Thursday, May 15, 2008

wiki time

Have you ever wanted to put something very silly, esoteric, zany, or just very poorly edited on wikipedia, but never bothered because you knew it would be removed immediately anyway? I know the feeling. But now at long last is your chance to edit a very new, wide-open, and very-poorly-edited wiki!

Introducing the thinking blog's wiki.

To get things started, I've added a few brainteasers. Add your own! Or anything you'd like! Enjoy.

Tuesday, May 06, 2008

a measure of civilization

civilization = opportunity available to every individual

It might be good to have a way to measure civilization, since it's certainly something we want to improve throughout the world, and (a fact which I think is often overlooked), things are not always improving. If you compare the enlightened advances made by Greek polymaths and efficient Roman administration to the backwards thinking and atrocious living conditions of the dark ages, you might be able to imagine how such a relative change might still occur from our current seemingly-secure quality of life. It's not an Orwellian dystopia or world war III we should fear so much as it is a gradual and subtle shift of cultural and moral attitudes toward dogmatic, authority-based, or mystically-inspired modes of "thinking".

The point is that we should keep our eyes open to how well the world is doing.

Of course, there are too many factors and subjective terms to immediately quantify "civilization" as if it were some kind of test score. Nonetheless, numbers, as objectively defined as is reasonably possible, are less likely to fall prey to misinterpretation.

So how can we quantify opportunity?

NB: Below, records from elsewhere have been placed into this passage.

# umautobots/LONER

Hardware: AMD Instinct MI355X
Metric: training rays/sec (higher is better)
Workload: dtype f32

## Files before the change

loner_amd/csrc/lnr_density.hip:

```cpp
#include <stdlib.h>

#include "lnr_density_api.h"
#include <vector>
#include <cstdlib>
#include <cstdio>

#include <mutex>
#include <unordered_map>

typedef float f32x4 __attribute__((ext_vector_type(4)));

#define LNR_ENC_BWD_MAX_BPG 2048

namespace {
struct WsNote { uint64_t layout; uint32_t epoch; bool ovf_zero; };
std::mutex g_ws_mutex;
std::unordered_map<const void*, WsNote> g_ws_notes;

uint64_t layout_signature(const LnrNetSpec* spec, int64_t cap) {
    uint64_t h = 1469598103934665603ull;
    auto mix = [&](const void* p, size_t n) { const unsigned char* b = (const unsigned char*)p; for (size_t i = 0; i < n; ++i) { h ^= b[i]; h *= 1099511628211ull; } };
    mix(spec, sizeof(LnrNetSpec));
    mix(&cap, sizeof(cap));
    return h;
}
void ws_bound_locked() { if (g_ws_notes.size() > 64) g_ws_notes.clear(); }
void ws_touch(const void* ws, uint64_t layout) {
    std::lock_guard<std::mutex> lock(g_ws_mutex);
    ws_bound_locked();
    auto it = g_ws_notes.find(ws);
    if (it == g_ws_notes.end()) g_ws_notes[ws] = WsNote{layout, 0u, false};
    else if (it->second.layout != layout) { it->second.layout = layout; it->second.ovf_zero = false; }
}
void ws_backward_begin(const void* ws, uint64_t layout, int* epoch, bool* clear) {
    std::lock_guard<std::mutex> lock(g_ws_mutex);
    ws_bound_locked();
    WsNote& n = g_ws_notes[ws];
    if (n.layout != layout) { n.layout = layout; n.ovf_zero = false; }
    *clear = !n.ovf_zero;
    n.ovf_zero = false;
    n.epoch = n.epoch >= 0x7FFFFFF0u ? 1u : n.epoch + 1u;
    if (n.epoch == 1u) *clear = true;
    *epoch = (int)n.epoch;
}
void ws_backward_done(const void* ws) {
    std::lock_guard<std::mutex> lock(g_ws_mutex);
    auto it = g_ws_notes.find(ws);
    if (it != g_ws_notes.end()) it->second.ovf_zero = true;
}
void ws_forget(const void* ws) {
    std::lock_guard<std::mutex> lock(g_ws_mutex);
    g_ws_notes.erase(ws);
}
}

#define LNR_SLAB_GROUPS 16
__device__ __forceinline__ void slab_fold_block(const float* __restrict__ slabs, int n_slabs, int n_mlp, float* __restrict__ grad, int overwrite, int block) {
    __shared__ float part[LNR_SLAB_GROUPS][64];
    const int px = threadIdx.x & 63, gy = threadIdx.x >> 6;
    const int i = block * 64 + px;
    const int per = (n_slabs + LNR_SLAB_GROUPS - 1) / LNR_SLAB_GROUPS;
    int b = gy * per;
    const int b_end = min(n_slabs, b + per);
    float s0 = 0.0f, s1 = 0.0f, s2 = 0.0f, s3 = 0.0f;
    if (i < n_mlp) {
        for (; b + 3 < b_end; b += 4) {
            s0 += slabs[(size_t)b * n_mlp + i]; s1 += slabs[(size_t)(b + 1) * n_mlp + i];
            s2 += slabs[(size_t)(b + 2) * n_mlp + i]; s3 += slabs[(size_t)(b + 3) * n_mlp + i];
        }
        for (; b < b_end; ++b) s0 += slabs[(size_t)b * n_mlp + i];
    }
    part[gy][px] = (s0 + s1) + (s2 + s3);
    __syncthreads();
    if (gy == 0 && i < n_mlp) {
        float s = 0.0f;
#pragma unroll
        for (int k = 0; k < LNR_SLAB_GROUPS; ++k) s += part[k][px];
        grad[i] = overwrite ? s : grad[i] + s;
    }
}
__global__ void __launch_bounds__(64 * LNR_SLAB_GROUPS)
reduce_slabs_kernel(const float* __restrict__ slabs, int n_slabs, int n_mlp, float* __restrict__ grad, int overwrite) {
    slab_fold_block(slabs, n_slabs, n_mlp, grad, overwrite, (int)blockIdx.x);
}

template <int PAIR>
__device__ __forceinline__ void reduce_one(long long* acc, uint2 r, uint32_t base) {
    if (PAIR) {
        uint32_t pi; float v0, v1;
        lnr_unpack_pair(r, pi, v0, v1);
        unsigned long long* a = reinterpret_cast<unsigned long long*>(acc) + 2 * pi;
        if (__builtin_expect(__builtin_fmaxf(__builtin_fabsf(v0), __builtin_fabsf(v1)) < 256.0f, 1)) {
            atomicAdd(a, (unsigned long long)lnr_to_fix_small(v0));
            atomicAdd(a + 1, (unsigned long long)lnr_to_fix_small(v1));
        } else {
            atomicAdd(a, (unsigned long long)lnr_to_fix(v0));
            atomicAdd(a + 1, (unsigned long long)lnr_to_fix(v1));
        }
    } else {
        const float v = __uint_as_float(r.y);
        if (v != 0.0f) atomicAdd(reinterpret_cast<unsigned long long*>(&acc[r.x - base]), (unsigned long long)lnr_to_fix(v));
    }
}
__device__ __forceinline__ void reduce_xpair(long long* acc, const LnrXRec& r) {
    uint32_t pi, t; float a0, a1, fx;
    lnr_unpack_xpair(r, pi, t, a0, a1, fx);
    const uint32_t pj = pi ^ ((2u << t) - 1u);
    long long q[4];
    lnr_xpair_fix(a0, a1, fx, q);
    unsigned long long* a = reinterpret_cast<unsigned long long*>(acc);
    atomicAdd(a + 2 * pi, (unsigned long long)q[0]);
    atomicAdd(a + 2 * pi + 1, (unsigned long long)q[1]);
    atomicAdd(a + 2 * pj, (unsigned long long)q[2]);
    atomicAdd(a + 2 * pj + 1, (unsigned long long)q[3]);
}

#ifdef LNR_PHASE_TIMING
__device__ unsigned long long lnr_reduce_phase_cycles[LNR_N_PHASES];
#endif
#define RED_SLICE (1 << LNR_SLICE_SHIFT)

typedef uint32_t red_u32x3 __attribute__((ext_vector_type(3), aligned(4)));
typedef uint32_t red_u32x4 __attribute__((ext_vector_type(4)));
__device__ __forceinline__ LnrXRec load_xrec_stream(const char* p) {
    const red_u32x3 v = __builtin_nontemporal_load(reinterpret_cast<const red_u32x3*>(p));
    LnrXRec r; r.a = v.x; r.b = v.y; r.c = v.z;
    return r;
}
__device__ __forceinline__ uint4 load_rec2_stream(const uint4* p) {
    const red_u32x4 v = __builtin_nontemporal_load(reinterpret_cast<const red_u32x4*>(p));
    return make_uint4(v.x, v.y, v.z, v.w);
}

template <int PAIR, int RED_U>
__device__ __forceinline__ void reduce_regions(long long* acc, const int* __restrict__ wave_counts, const char* __restrict__ wave_regions, int n_regions,
                                               uint32_t region_bytes, bool xp, uint32_t base, int lane) {
    for (int r0 = 0; r0 < n_regions; r0 += 64) {
        const int nq = min(64, n_regions - r0);
        const int my_n = lane < nq ? wave_counts[r0 + lane] : 0;
        const char* round_regions = wave_regions + (size_t)r0 * region_bytes;
        if (xp) {
            LnrXRec cur[RED_U][2], nxt[RED_U][2];
            auto loadx = [&](int q0, LnrXRec out[RED_U][2]) {
#pragma unroll
                for (int u = 0; u < RED_U; ++u) {
                    const int q = q0 + u < nq ? q0 + u : nq - 1;
                    const int n = __builtin_amdgcn_readlane(my_n, q);
                    const char* rg = round_regions + (size_t)q * region_bytes;
                    out[u][0] = load_xrec_stream(rg + (lane < n ? lane : 0) * 12);
                    out[u][1] = load_xrec_stream(rg + (lane + 64 < n ? lane + 64 : 0) * 12);
                }
            };
            loadx(0, nxt);
            for (int q0 = 0; q0 < nq; q0 += RED_U) {
#pragma unroll
                for (int u = 0; u < RED_U; ++u) { cur[u][0] = nxt[u][0]; cur[u][1] = nxt[u][1]; }
                if (q0 + RED_U < nq) loadx(q0 + RED_U, nxt);
#pragma unroll
                for (int u = 0; u < RED_U; ++u) {
                    const int n = q0 + u < nq ? __builtin_amdgcn_readlane(my_n, q0 + u < 64 ? q0 + u : 63) : 0;
                    if (lane < n) reduce_xpair(acc, cur[u][0]);
                    if (lane + 64 < n) reduce_xpair(acc, cur[u][1]);
                }
            }
            unsigned long long more = __ballot(my_n > 128);
            while (more) {
                const int q = __builtin_ctzll(more);
                more &= more - 1ull;
                const int n = __builtin_amdgcn_readlane(my_n, q);
                const char* rg = round_regions + (size_t)q * region_bytes;
                for (int off = 128; off < n; off += 64 * 4) {
                    LnrXRec r[4];
#pragma unroll
                    for (int u = 0; u < 4; ++u) { const int k = off + 64 * u + lane; r[u] = load_xrec_stream(rg + (size_t)(k < n ? k : n - 1) * 12); }
#pragma unroll
                    for (int u = 0; u < 4; ++u) if (off + 64 * u + lane < n) reduce_xpair(acc, r[u]);
                }
            }
            continue;
        }
        uint4 cur[RED_U], nxt[RED_U];
        auto load4 = [&](int q0, uint4 out[RED_U]) {
#pragma unroll
            for (int u = 0; u < RED_U; ++u) {
                const int q = q0 + u < nq ? q0 + u : nq - 1;
                const int n = __builtin_amdgcn_readlane(my_n, q);
                out[u] = load_rec2_stream(reinterpret_cast<const uint4*>(round_regions + (size_t)q * region_bytes) + (2 * lane < n ? lane : 0));
            }
        };
        load4(0, nxt);
        for (int q0 = 0; q0 < nq; q0 += RED_U) {
#pragma unroll
            for (int u = 0; u < RED_U; ++u) cur[u] = nxt[u];
            if (q0 + RED_U < nq) load4(q0 + RED_U, nxt);
#pragma unroll
            for (int u = 0; u < RED_U; ++u) {
                const int n = q0 + u < nq ? __builtin_amdgcn_readlane(my_n, q0 + u < 64 ? q0 + u : 63) : 0;
                if (2 * lane < n) reduce_one<PAIR>(acc, make_uint2(cur[u].x, cur[u].y), base);
                if (2 * lane + 1 < n) reduce_one<PAIR>(acc, make_uint2(cur[u].z, cur[u].w), base);
            }
        }
        unsigned long long more = __ballot(my_n > 128);
        while (more) {
            const int q = __builtin_ctzll(more);
            more &= more - 1ull;
            const int n = __builtin_amdgcn_readlane(my_n, q);
            const uint2* rg = reinterpret_cast<const uint2*>(round_regions + (size_t)q * region_bytes);
            for (int off = 128; off < n; off += 128 * 4) {
                uint4 r[4];
#pragma unroll
                for (int u = 0; u < 4; ++u) { const int k = off + 128 * u + 2 * lane; r[u] = load_rec2_stream(reinterpret_cast<const uint4*>(rg) + (k < n ? k : 0) / 2); }
#pragma unroll
                for (int u = 0; u < 4; ++u) {
                    const int k = off + 128 * u + 2 * lane;
                    if (k < n) reduce_one<PAIR>(acc, make_uint2(r[u].x, r[u].y), base);
                    if (k + 1 < n) reduce_one<PAIR>(acc, make_uint2(r[u].z, r[u].w), base);
                }
            }
        }
    }
}
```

As any engineer is likely to suggest, when you're trying to improve the overall performance of a complex system, it's a good idea to start with the bottlenecks - the pieces that are holding everything else back.

With that in mind, I propose that we could currently use the number of years of wasted life as a number for how much the world could be improved. It will be a great day when we can pragmatically measure opportunity and civilization in some more optimistic terms, such as average years of education per individual, or amount of nutrition practically attainable to anyone. For now it seems that preventable (by education or otherwise) diseases, conditions, or circumstances (such as war or human-created accidents) is certainly the most significant reason typical for an individual to be deprived of a great deal of living opportunities.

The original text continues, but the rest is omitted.